Exercise goal: Look for "KvProjCfg" in every line of the listing. Copy the lines that have it.

===============

             for (int e = 0; e < 8; ++e) q2[j] = fmaf((float)t[e], (float)t[e], q2[j]);
             qf[j][ks] = t;
@@ -543,10 +701,12 @@
                 }
     };
 
-    ring.stage(0, 3);
-    ring.stage(1, 0);
-    if (nT > 1) ring.stage(2, 1);
-    if (nT > 2) ring.stage(3, 2);
+    if constexpr (!TRAJ) {
+        ring.stage(0, 3);
+        ring.stage(1, 0);
+        if (nT > 1) ring.stage(2, 1);
+        if (nT > 2) ring.stage(3, 2);
+    }
     ring.wait_barrier(nT > 2 ? 2 : (nT > 1 ? 1 : 0));
     {
         X8 kf[2][Cfg::NKS];
@@ -702,7 +862,10 @@
         step(u, yes, no);
     }
 
-    flash_store<T, D, QB>(o, l_run, out, (int64_t)b * Lq, Lq, C, h, qrow0, l31, hi);
+    if constexpr (TRAJ)
+        flash_temporal_epilogue<T, D, QB>(o, l_run, out, ta, smem, C, Lq, h, qblk);
+    else
+        flash_store<T, D, QB>(o, l_run, out, (int64_t)b * Lq, Lq, C, h, qrow0, l31, hi);
 }
 
 template <int X>
@@ -1045,6 +1208,22 @@
 FRESCO_FLASH_KERNEL(attn_flash_kernel, half_t)
 FRESCO_FLASH_KERNEL(attn_flash_bf16_kernel, bf16_t)
 #undef FRESCO_FLASH_KERNEL
+
+template <int D, int QB>
+__global__ __launch_bounds__(512, 2) void attn_flash_temporal_kernel(const half_t* __restrict__ q,
+                                                                     const char* __restrict__ img,
+                                                                     const float* __restrict__ ktmax,
+                                                                     half_t* __restrict__ out, int H, int HW, int M,
+                                                                     int nT, float scale_log2, int64_t q_ld,
+                                                                     TrajArgs<half_t> ta) {
+    const int nQblk = (int)(((int64_t)HW * ta.N + 256 * QB - 1) / (256 * QB));
+    const unsigned blk = blockIdx.x;
+    const int h = blk % H;
+    const int qblk = (blk / H) % nQblk;
+    const int g = blk / (H * nQblk);
+    flash_body<half_t, D, QB, true>(q, img, ktmax, out, H, HW, M, nT, ta.N, scale_log2, 0.f, q_ld, h, qblk, g * ta.N,
+                                    threadIdx.x, ta);
+}
 
 template <typename T, int D, int QB>
 static auto flash_kernel_of() {
@@ -1218,3 +1397,75 @@
         return launch_kvproj_attn<T, 640, 80>(qh, xh, x_ld, x_rows, wk, wv, oh, ws, B, H, Lq, n_groups, M, scale, q_ld, st);
     });
 }
+
+#include "../../include/fresco_attn_temporal.h"
+
+namespace fresco {
+template <int KIN, int D>
+static int launch_kvproj_attn_temporal(const half_t* q, const half_t* x, int64_t x_ld, const int32_t* x_rows,
+                                       const half_t* Wk, const half_t* Wv, half_t* out, char* ws, int B, int H, int HW,
+                                       int n_groups, int M, float scale, int64_t q_ld, const TrajArgs<half_t>& ta,
+                                       hipStream_t st) {
+    using Cfg = AttnCfg<D>;
+    const int nT = ntiles_of(M);
+    char* img = ws;
+    float* ktmax = reinterpret_cast<float*>(ws + align_up((size_t)n_groups * H * (nT + 1) * Cfg::TILE, 256));
+    {
+        ProfScope ps(FRESCO_PROF_KV_PACK, n_groups, H, M, -D, st);
+        constexpr int lds = KvProjCfg<KIN, D>::LDS_BYTES;
+        const auto kern = kvproj_pack_kernel_of<half_t, KIN, D>();
+        if (int rc = allow_dyn_lds(kern, lds)) return rc;
+        constexpr int TL = KvProjCfg<KIN, D>::TILES;
+        hipLaunchKernelGGL(kern, dim3((nT + TL - 1) / TL, 2 * (H * D / 160), n_groups), dim3(320), lds, st, x, x_ld, x_rows,
+                           Wk, Wv, img, ktmax, H, M, nT);
+    }
+    constexpr int lds = TrajLds<D, 2>::LDS_BYTES;
+    static_assert(lds <= 160 * 1024, "ring + the waves' q, k, V rows and row tables: one CU's LDS");
+    const auto kern = &attn_flash_temporal_kernel<D, 2>;
+    if (int rc = allow_dyn_lds(kern, lds)) return rc;
+    const int nQblk = (int)(((int64_t)HW * ta.N + 511) / 512);
+    ProfScope ps(FRESCO_PROF_ATTN_TEMPORAL, B * H, HW, M, D, st);
+    hipLaunchKernelGGL(kern, dim3(H * nQblk * n_groups), dim3(512), lds, st, q, img, ktmax, out, H, HW, M, nT,
+                       scale * 1.4426950408889634f, q_ld, ta);
+    return check_launch();
+}
+}
+
+extern "C" int attn_temporal_supported(int H, int D, int K_in, int N, int HW, int dtype) {
+    if (dtype != FRESCO_F16 || !fresco_attn_kvproj_supported(H, D, K_in)) return 0;
+    if (D != 40) return 0;
+    if (!(N == 1 || N == 2 || N == 4 || N == 8 || N == 16) || HW <= 0) return 0;
+    return 1;
+}
+
+extern "C" int attn_temporal_fwd_kvproj(const void* q, const void* x, int64_t x_ld, const int32_t* x_rows, const void* Wk,
+                                        const void* Wv, void* out, void* workspace, size_t workspace_bytes, int B, int H,
+                                        int Lq, int D, int n_groups, int M, int K_in, float scale, int64_t q_ld, int dtype,
+                                        const void* tq, int64_t tq_ld, const void* tk, int64_t tk_ld,
+                                        const int64_t* fwd_map, const uint8_t* mask, float temporal_scale, int N,
+                                        void* stream) {
+    if (dtype != FRESCO_F16 && dtype != FRESCO_BF16) return FRESCO_EINVAL;
+    if (!q || !x || !x_rows || !Wk || !Wv || !out || !workspace || !tq || !tk || !fwd_map || !mask) return FRESCO_EINVAL;
+    if (B <= 0 || H <= 0 || Lq <= 0 || D <= 0 || n_groups <= 0 || M <= 0 || K_in <= 0 || N <= 0) return FRESCO_EINVAL;
+    if (B != n_groups * N || !(scale > 0.f)) return FRESCO_EINVAL;
+    const int64_t Cw = (int64_t)H * D;
+    if (q_ld < Cw || q_ld % 8 != 0 || x_ld < K_in || x_ld % 8 != 0) return FRESCO_EINVAL;
+    if (tq_ld < Cw || tq_ld % 8 != 0 || tk_ld < Cw || tk_ld % 8 != 0) return FRESCO_EINVAL;
+    if (reinterpret_cast<uintptr_t>(mask) % 16 != 0) return FRESCO_EINVAL;
+    if (!attn_temporal_supported(H, D, K_in, N, Lq, dtype)) return FRESCO_EUNSUPPORTED;
+    if ((int64_t)B * Lq + 512 > 0x7fffffff) return FRESCO_EUNSUPPORTED;
+    if (workspace_bytes < attn_ws_bytes(n_groups, H, M, D)) return FRESCO_EWORKSPACE;
+    TrajArgs<half_t> ta;
+    ta.tq = static_cast<const half_t*>(tq);
+    ta.tk = static_cast<const half_t*>(tk);
+    ta.fwd_map = fwd_map;
+    ta.mask = mask;
+    ta.tscale_log2 = temporal_scale * 1.4426950408889634f;
+    ta.N = N;
+    ta.tq_ld = tq_ld;
+    ta.tk_ld = tk_ld;
+    return launch_kvproj_attn_temporal<320, 40>(static_cast<const half_t*>(q), static_cast<const half_t*>(x), x_ld, x_rows,
+                                                static_cast<const half_t*>(Wk), static_cast<const half_t*>(Wv),
+                                                static_cast<half_t*>(out), static_cast<char*>(workspace), B, H, Lq,
+                                                n_groups, M, scale, q_ld, ta, as_stream(stream));
+}
diff --git a/fresco_amd/csrc/common.hip b/fresco_amd/csrc/common.hip
--- a/fresco_amd/csrc/common.hip
+++ b/fresco_amd/csrc/common.hip
@@ -117,5 +117,5 @@
     return n;
 }
 
-extern "C" const char* fresco_version(void) { return "fresco_hip 0.5.0.2 gfx950"; }
+extern "C" const char* fresco_version(void) { return "fresco_hip 0.5.0.3 gfx950"; }
 extern "C" const char* fresco_last_error(void) { return fresco::g_last_error; }
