# falgon/jpezy

Measured on AMD Instinct MI355X. Metric: Mpixels/s encode (FDCT+quant), higher is better.
Workload: dtype f32+f64 guard; 1 GPU; BASELINE configs[1]: single 4096x4096 random-pixel frame encode; width=4096, height=4096, mode=color, ring_batches=6, inputs=iid uniform u8 r,g,b planes resident in HBM, parallelism=frames x1, submission=one launch per step, the K steps captured once and replayed as a hipGraph

## Files before the change

jpezy_amd/csrc/jpezy_entropy.hip:

```cpp
#include <hip/hip_runtime.h>
#include <stdint.h>

#include "jpezy_entropy.h"
#include "../../include/jpezy_constants.h"

namespace jpezy_dev {
namespace entropy {

struct alignas(16) LdsTables {
    uint32_t dc[2][16];
    uint32_t ac[2][256];
    uint32_t fast[2][1024];
};
static_assert(sizeof(LdsTables) <= sizeof(CodeTables) && sizeof(LdsTables) % 16 == 0, "table images must match");

__device__ __forceinline__ void load_tables(LdsTables& L, const CodeTables* T)
{
    const uint4* src = reinterpret_cast<const uint4*>(T);
    uint4* dst = reinterpret_cast<uint4*>(&L);
    for (unsigned i = threadIdx.x; i < sizeof(LdsTables) / 16; i += blockDim.x) dst[i] = src[i];
}

__device__ __forceinline__ uint32_t wg256_exclusive_scan(uint32_t v, uint32_t* total)
{
    __shared__ uint32_t wsum[4];
    const int lane = threadIdx.x & 63, wv = threadIdx.x >> 6;
    uint32_t inc = v;
#pragma unroll
    for (int d = 1; d < 64; d <<= 1) {
        const uint32_t o = __shfl_up(inc, d, 64);
        if (lane >= d) inc += o;
    }
    if (lane == 63) wsum[wv] = inc;
    __syncthreads();
    uint32_t woff = 0, tot = 0;
#pragma unroll
    for (int k = 0; k < 4; ++k) {
        if (k < wv) woff += wsum[k];
        tot += wsum[k];
    }
    *total = tot;
    return woff + inc - v;
}

template <class W>
__device__ __forceinline__ void code_ac(uint32_t m, int base, const int16_t* z, int& prev, const uint32_t* ac, const uint32_t* fast,
                                        uint32_t zrl, W& w, unsigned& amax)
{
    int lz = __builtin_clz(m | 1u);
    int vnext = z[base + lz];
#pragma unroll 1
    while (m) {
        const int n = base + lz, v = vnext;
        m &= 0x7FFFFFFFu >> lz;
        lz = __builtin_clz(m | 1u);
        vnext = z[base + lz];
        w.read_up_to(n);
        int run = n - prev - 1;
        prev = n;
        const unsigned v32 = (unsigned)(v + 32);
        uint32_t e = fast[((unsigned)run << 6) + v32];
        const bool slow = v32 > 63u || run > 15;
        if (slow) {
            const unsigned a = (unsigned)(v < 0 ? -v : v);
            amax = a > amax ? a : amax;
            int sz = 32 - __builtin_clz(a);
            sz = sz > 10 ? 10 : sz;
            if (run > 15) {
                for (int r = run >> 4; r > 0; --r) w.put(zrl >> 8, (int)(zrl & 0xFF));
                run &= 15;
            }
            const uint32_t g = ac[(run << 4) | sz];
            e = ((((g >> 8) << sz) | ((uint32_t)(v + (v >> 31)) & ((1u << sz) - 1u))) << 5) | ((g & 0xFF) + (uint32_t)sz);
        }
        w.put(e >> 5, (int)(e & 31u));
    }
}

template <class W>
__device__ __forceinline__ bool code_block(const int16_t* z, int pred, const uint32_t* dc, const uint32_t* ac, const uint32_t* fast, W& w)
{
    unsigned amax = 0;
    bool ok = true;
    uint32_t mhi = 0, mlo = 0;
    int dcv = 0;
    if (z) {
#pragma unroll
        for (int k = 0; k < 8; ++k) {
            const uint4 c = reinterpret_cast<const uint4*>(z)[k];
            const uint32_t wd[4] = { c.x, c.y, c.z, c.w };
            uint32_t m8 = 0;
#pragma unroll
            for (int j = 0; j < 4; ++j) {
                m8 |= ((wd[j] & 0xFFFFu) ? 1u : 0u) << (7 - 2 * j);
                m8 |= ((wd[j] >> 16) ? 1u : 0u) << (6 - 2 * j);
            }
            if (k < 4) mhi |= m8 << (24 - 8 * k); else mlo |= m8 << (24 - 8 * (k - 4));
            if (k == 0) dcv = (int)(short)(c.x & 0xFFFFu);
        }
        mhi &= 0x7FFFFFFFu;
    }
    {
        const int diff = dcv - pred;
        const unsigned a = (unsigned)(diff < 0 ? -diff : diff);
        int di = a ? 32 - __builtin_clz(a) : 0;
        ok = di <= 11;
        di = di > 11 ? 11 : di;
        const uint32_t e = dc[di];
        w.put(((e >> 8) << di) | ((uint32_t)(diff + (diff >> 31)) & ((1u << di) - 1u)), (int)(e & 0xFF) + di);
    }
    int prev = 0;
    if (z) {
        const uint32_t zrl = ac[0xF0];
        code_ac(mhi, 0, z, prev, ac, fast, zrl, w, amax);
        code_ac(mlo, 32, z, prev, ac, fast, zrl, w, amax);
    }
    w.read_up_to(63);
    if (prev != 63) {
        const uint32_t e = ac[0x00];
        w.put(e >> 8, (int)(e & 0xFF));
    }
    return ok && amax <= 1023u;
}

constexpr int CHUNK = 64;

__device__ __forceinline__ unsigned count_ff(uint32_t x)
{
    const uint32_t z = ~x;
    uint32_t y = (z & 0x7F7F7F7Fu) + 0x7F7F7F7Fu;
    y = ~(y | z | 0x7F7F7F7Fu);
    return (unsigned)__builtin_popcount(y);
}

constexpr int WG = 256;
constexpr int ROW = 144, ROW_DATA = 16, ROW_LAST_WORD = 34;
constexpr unsigned TILE_STREAM_WORDS = 256 * kMaxBlockBytes / 4;
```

===============

Solved exercise:
+        constexpr int lds = KvProjCfg<KIN, D>::LDS_BYTES;
+        constexpr int TL = KvProjCfg<KIN, D>::TILES;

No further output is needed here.